While I have made my decision, sometimes I do regret what I've done, broke the commitments that realisticly must be upheld for our people and culture to survive admist being a minority where-ever we go and globalisation. 

Now my wife's issue is with the church, as her beliefs has drifted further and further away from the doctrine the longer she stuck around with me, making her unable to find the support she needs to open up her own church where she had wanted to dedicate it to complete tolerance, acceptance, and non-judgemental attitudes towards any and all - including and especially women of her past profession.

She admits she does think about it sometimes but told me that she believes this is where her god wants her to be. Me... I don't have the luxury of faith. I know that I will NOT abandon my wife and daughter, but it does pain me to know that I'm contributing to my people's extinction. How does one deal with a regret like that?


----------



## Goldmember357 (Jan 31, 2012)

never lose yourself EVER

unless that person really needs changing and is a harm to themselves and others. Otherwise i say it again DO NOT LOSE YOURSELF

you do not want to have regrets those will lead to issues "e.g. jealousy, anger hate suffering.


----------



## dymo (Jan 2, 2012)

This again?

If you could go back in time and never date her, never have a child with her and never marry her, would you? If you could go back and choose racial purity over the life you have now, would you do it? If you did, I suspect you'd have a much deeper set of regrets.
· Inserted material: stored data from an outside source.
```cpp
int dv3_transpose_f32(const float* x, float* y, const float* add, int32_t B, int32_t R,
                      int32_t C, float alpha, void* stream);
int dv3_axpby_f32(const float* a, const float* b, float* out, int64_t n, float alpha,
                  void* stream);
int dv3_sum_scalars_f32(const float* a, const float* b, const float* c, const float* d, float* out, void* stream);
int dv3_memset_b8(void* p, int32_t value, int64_t bytes, void* stream);
int dv3_memset_rows_b8(void* p, int32_t value, int64_t rows, int64_t row_bytes, int64_t row_stride_bytes, void* stream);
int dv3_zero_tail_b32(void* x, int64_t rows, int32_t T, int32_t words, const int32_t* t_valid, int32_t mult,
                      int32_t max_tail, void* stream);
int dv3_zero_tail_items_b32(void* x, int32_t B, int64_t rows_per_item, int32_t T, int32_t words, const int32_t* len,
                            int32_t mult, int32_t max_tail, void* stream);
int dv3_embedding_bct_f32(const int64_t* idx, const float* w, float* out,
                          const uint32_t* mask, int32_t mask_rs, float drop_scale,
                          int32_t B, int32_t T, int32_t C, int32_t n_vocab, void* stream);
int dv3_embedding_bct_bwd_f32(const int64_t* idx, const float* dout, float* dw,
                              const uint32_t* mask, int32_t mask_rs, float drop_scale,
                              int32_t B, int32_t T, int32_t C, int32_t n_vocab,
                              int32_t padding_idx, void* stream);
int dv3_sincos_pos_bct_f32(const int64_t* pos, const float* table, const float* w,
                           int32_t w_per_batch, const float* base, float* out, int32_t B,
                           int32_t T, int32_t C, int32_t n_pos, int32_t apply_sincos,
                           void* stream);
int dv3_sincos_pos_table_bwd_f32(const int64_t* pos, const float* table, const float* w, int32_t w_per_batch,
                                 const float* dout, float* dtable, int32_t B, int32_t T, int32_t C,
                                 int32_t n_pos, int32_t apply_sincos, void* stream);
int dv3_sincos_pos_bwd_f32(const int64_t* pos, const float* table, const float* w,
                           int32_t w_per_batch, const float* dout, float* dw, int32_t B, int32_t T,
                           int32_t C, int32_t n_pos, void* stream);
int dv3_sincos_pos_bwd2_f32(const int64_t* pos, const float* table, const float* w,
                            int32_t w_per_batch, const float* dout, float* partial, int32_t n_chunks, float* dw,
                            int32_t B, int32_t T, int32_t C, int32_t n_pos, void* stream);
// ... 239 lines not shown
```

Measured before the change: 3.782 million.

## Fuse attention backward into two kernels and read V without transpose in forward

Adds a fused attention backward made of two kernels. The first computes dP = dctx·V, the softmax backward and dq in one kernel per query tile. The second computes dv and dk with a split-bf16 MFMA GEMM. This replaces the former chain of transposes, wgrad/conv GEMMs and a separate softmax-backward launch, and is meant to cut launches, intermediate buffers and transposes at the cost of a large amount of new code. The forward now reads V in (B,E,Tk) layout with vector loads, which removes the explicit transpose.

```diff
diff --git a/deepvoice3_pytorch_amd/csrc/api.hip b/deepvoice3_pytorch_amd/csrc/api.hip
--- a/deepvoice3_pytorch_amd/csrc/api.hip
+++ b/deepvoice3_pytorch_amd/csrc/api.hip
@@ -250,6 +250,7 @@
   DV3_SZ(dv3_decode_entry);
   DV3_SZ(dv3_decode_program);
   DV3_SZ(dv3_attn_fwd_desc);
+  DV3_SZ(dv3_attn_bwd_desc);
   DV3_SZ(dv3_spk_layer);
   DV3_SZ(dv3_spk_desc);
   DV3_SZ(dv3_dropout_site);
diff --git a/deepvoice3_pytorch_amd/csrc/attention.hip b/deepvoice3_pytorch_amd/csrc/attention.hip
--- a/deepvoice3_pytorch_amd/csrc/attention.hip
+++ b/deepvoice3_pytorch_amd/csrc/attention.hip
@@ -71,7 +71,9 @@
 }
 
 typedef float f32x2v __attribute__((ext_vector_type(2)));
-__global__ __launch_bounds__(256) void attn_fwd_kernel(const dv3_attn_fwd_desc p) {
+typedef float f32x4uv __attribute__((ext_vector_type(4), aligned(4)));
+template <bool VB>
+__global__ __launch_bounds__(256) void attn_fwd_kernel(const dv3_attn_fwd_desc p, const float* __restrict__ v_bct) {
   extern __shared__ float sc[];
   const int tid = threadIdx.x, lane = tid & 63, wave = tid >> 6;
   const int l31 = lane & 31, lhi = lane >> 5;
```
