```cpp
void slot_release(rass_engine* eng, HostSlot* sl) {
    {
        std::lock_guard<std::mutex> lk(eng->slot_mu);
        sl->busy = false;
    }
    eng->slot_cv.notify_one();
}
// ... 81 lines not shown
    hipStream_t st = eng->stream;
    const int nq = r.nq, k = r.k;
    const IndexView iv = index_view(idx, r.q_filter != nullptr, r.id_base);
    const int64_t rows = iv.rows;
    const int64_t stride = idx->stride;
    if (int rc = check_k(k)) return rc;
    if (rows < 0 || rows > kMaxScanRows) return fail(RASS_ERR_INVALID, "n_rows out of range for one scan");
    if (!rass::scan_supported_stride(stride) || stride > kMaxStride)
        return fail(RASS_ERR_UNSUPPORTED, kStrideMsg);
    const int groups = (nq + RASS_MAX_QBATCH - 1) / RASS_MAX_QBATCH;
    if (stride > kNarrowStride) {
        for (int g = 0; g < groups; ++g) {
            const int rc = search_device_group(idx, batch_group(idx, r, g, gs, gi));
            if (rc != RASS_OK) return rc;
        }
        return RASS_OK;
    }
    const BatchSamplePlan plan = batch_sample_plan(eng, rows, stride, nq, k);
    const int grid = plan.grid;
    int rc = grow_block(&eng->d_batch, &eng->batch_bytes, batch_layout(nullptr, groups, grid, k, stride).total, st);
    if (rc != RASS_OK) return rc;
    const BatchView L = batch_layout(eng->d_batch, groups, grid, k, stride);

    HIP_TRY(rass::launch_normalize_rows_f32(r.queries, idx->dim, L.q_padded, stride, nq, idx->dim, st, (int64_t)groups * 32));

    auto group_args = [&](int g) {
        rass::ScanArgs a;
        a.corpus = iv.corpus;
        a.row_tag = iv.row_tag;
        a.q_padded = L.q_padded + (int64_t)g * 32 * stride;
        a.q_filter = r.q_filter ? r.q_filter + g * 32 : nullptr;
        a.part_scores = L.part_scores + (int64_t)g * L.part_per_group;
        a.part_ids = L.part_ids + (int64_t)g * L.part_per_group;
        a.row_stride = stride;
        a.id_base = iv.id_base;
        a.n_rows = (int)rows;
        a.nq = std::min(RASS_MAX_QBATCH, nq - g * 32);
        a.k = k;
        a.xcd_skew = scan_xcd_skew(a.nq, grid, eng->n_cus);
        return a;
    };
    const int64_t sample_rows = (int64_t)64 * grid;
    const bool sample = plan.sample, one_sample = plan.one_sample;
    const int sample_wgs = one_sample ? 32 : grid;
    if (plan.rep) {
        HIP_TRY(rass::launch_sample_rep(iv.corpus, iv.row_tag, stride, grid, L.q_padded, r.q_filter, nq, L.rep_qfrag, L.rep_part,
                                        L.rep_row, L.sample_best, st));
    } else if (one_sample) {
        rass::ScanArgs s = group_args(0);
        s.n_rows = (int)sample_rows;
        s.xcd_skew = 0;
        s.sample_pass = true;
        s.nq = 32;
        s.part_scores = L.sample_best;
        s.part_ids = nullptr;
        s.wgs_per_group = sample_wgs;
        s.q_group_stride = 32 * stride;
        s.part_group_stride = (int64_t)32 * rass::kMaxSampleGroups;
        s.nq_total = nq;
        HIP_TRY(rass::launch_scan_topk_f32(s, groups * sample_wgs, st));
    } else if (sample)
        for (int g = 0; g < groups; ++g) {
            rass::ScanArgs a = group_args(g);
            if (a.nq <= 16) continue;
            rc = sample_prelaunch(a, grid, L.group_sample(g), rass::launch_scan_topk_f32, st);
            if (rc != RASS_OK) return rc;
        }
    const bool pairs = scan_batch_pair() && rass::scan_pair_supported_stride(stride);
    const int n_pairs = pairs ? nq / (2 * RASS_MAX_QBATCH) : 0;
    const bool step = scan_batch_step() && n_pairs >= 2 && grid <= (rows + 31) / 32;
// ... 25 lines not shown
            rc = timed_launch(eng, st, [&] { return HIP_RC(rass::launch_scan_topk_f32(a, grid, st)); });
        if (rc != RASS_OK) return rc;
    }
    const rass::MergeGroups mg = dense_groups(nq, (int64_t)L.part_per_group, gs, gi);
    HIP_TRY(rass::launch_merge_topk(L.part_scores, L.part_ids, grid, nq, k, r.out_scores, r.out_ids, st, iv.id_map, 0, 0, &mg));
    return RASS_OK;
}

int sample_floor_hook(rass_index* idx, const float* d_queries, int nq, int k, const int32_t* d_q_filter, int32_t* d_rows,
                      float* d_scores, float* d_floors = nullptr) {
    rass_engine* eng = idx->eng;
    hipStream_t st = eng->stream;
    const IndexView iv = index_view(idx, d_q_filter != nullptr, 0);
    const int64_t stride = idx->stride;
    if (idx->dtype != RASS_F32 || idx->prefilter || nq <= RASS_MAX_QBATCH || iv.rows <= 0 || iv.rows > kMaxScanRows ||
        stride > kNarrowStride || !rass::scan_supported_stride(stride))
        return fail(RASS_ERR_UNSUPPORTED, "not a fused fp32 batch");
    const BatchSamplePlan plan = batch_sample_plan(eng, iv.rows, stride, nq, k);
    if (!plan.rep) return fail(RASS_ERR_UNSUPPORTED, "this batch does not take the representatives' sample stage");
    const int groups = nq / RASS_MAX_QBATCH;
    int rc = grow_block(&eng->d_batch, &eng->batch_bytes, batch_layout(nullptr, groups, plan.grid, k, stride).total, st);
    if (rc != RASS_OK) return rc;
    const BatchView L = batch_layout(eng->d_batch, groups, plan.grid, k, stride);
    HIP_TRY(rass::launch_normalize_rows_f32(d_queries, idx->dim, L.q_padded, stride, nq, idx->dim, st, nq));
    HIP_TRY(rass::launch_sample_rep(iv.corpus, iv.row_tag, stride, plan.grid, L.q_padded, d_q_filter, nq, L.rep_qfrag, L.rep_part,
                                    L.rep_row, L.sample_best, st));
    if (d_floors) {
        HIP_TRY(rass::launch_step_floors(L.sample_best, 32, nq, k, L.step_floor, st));
        HIP_TRY(hipMemcpyAsync(d_floors, L.step_floor, (size_t)nq * sizeof(float), hipMemcpyDeviceToDevice, st));
        return RASS_OK;
    }
    HIP_TRY(hipMemcpyAsync(d_rows, L.rep_row, (size_t)nq * 32 * sizeof(int32_t), hipMemcpyDeviceToDevice, st));
    HIP_TRY(hipMemcpy2DAsync(d_scores, 32 * sizeof(float), L.sample_best, rass::kMaxSampleGroups * sizeof(float), 32 * sizeof(float),
                             (size_t)nq, hipMemcpyDeviceToDevice, st));
    return RASS_OK;
}

int prefilter_launch_batch(rass_index* idx, const FlatRequest& r, int64_t gs, int64_t gi) {
    rass_engine* eng = idx->eng;
    hipStream_t st = eng->stream;
    const int nq = r.nq;
    const IndexView iv = index_view(idx, r.q_filter != nullptr, r.id_base);
    const int64_t rows = iv.rows;
    const int64_t stride = idx->stride;
    const int kc = RASS_MAX_K;
    const int groups = (nq + RASS_MAX_QBATCH - 1) / RASS_MAX_QBATCH;
    const int grid = scan_grid((rows + 63) / 64, kc, eng->n_cus);
    int rc = grow_block(&eng->d_batch, &eng->batch_bytes, batch_layout(nullptr, groups, grid, kc, stride, true).total, st);
    if (rc != RASS_OK) return rc;
// ... 403 lines not shown
```

rassengine_amd/csrc/exact_score.h:

```cpp
#pragma once

#include <hip/hip_runtime.h>
#include <stdint.h>

#include "scan_core.h"

namespace rass {

template <int CH, int HALVES>
__device__ __forceinline__ float flat_score_slice(const float* __restrict__ slab, int64_t stride, const float* __restrict__ q_padded,
                                                  int q, int64_t row, int w) {
    float acc = 0.f;
#pragma unroll
    for (int half = 0; half < HALVES; ++half) {
        const float* xb = slab + (row >> 4) * 16 * stride + (int64_t)(w * HALVES * CH + half * CH) * 256 + (int)(row & 15) * 4;
        const float* qv = q_padded + (int64_t)q * stride + (w * HALVES * CH + half * CH) * 16;
        f32x4 xv[CH][4];
#pragma unroll
        for (int j = 0; j < CH; ++j)
#pragma unroll
            for (int g = 0; g < 4; ++g) xv[j][g] = *reinterpret_cast<const f32x4*>(xb + j * 256 + g * 64);
#pragma unroll
        for (int j = 0; j < CH; ++j) {
            f32x4 qq[4];
#pragma unroll
            for (int g = 0; g < 4; ++g) qq[g] = *reinterpret_cast<const f32x4*>(qv + j * 16 + 4 * g);
#pragma unroll
            for (int i = 0; i < 4; ++i)
#pragma unroll
                for (int g = 0; g < 4; ++g) acc = fmaf(xv[j][g][i], qq[g][i], acc);
        }
    }
    return acc;
}

}
```

rassengine_amd/csrc/kernels.h:

```cpp
#pragma once

#include <hip/hip_runtime.h>
#include <stddef.h>
#include <stdint.h>

namespace rass {

constexpr int kMaxSampleGroups = 256;
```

I doubt your wife truly knows what God's plan is. What she does know is where she wants to be. With them or with you.


----------



## RandomDude (Dec 18, 2010)

Yeah that's true... *sighs*

Guess I would have to face the consequences of whichever decision I made regardless, I don't know if I did the right thing, or the moral thing - there's not really right and wrong in this. But yeah, I can't really imagine my life without my wife at this point...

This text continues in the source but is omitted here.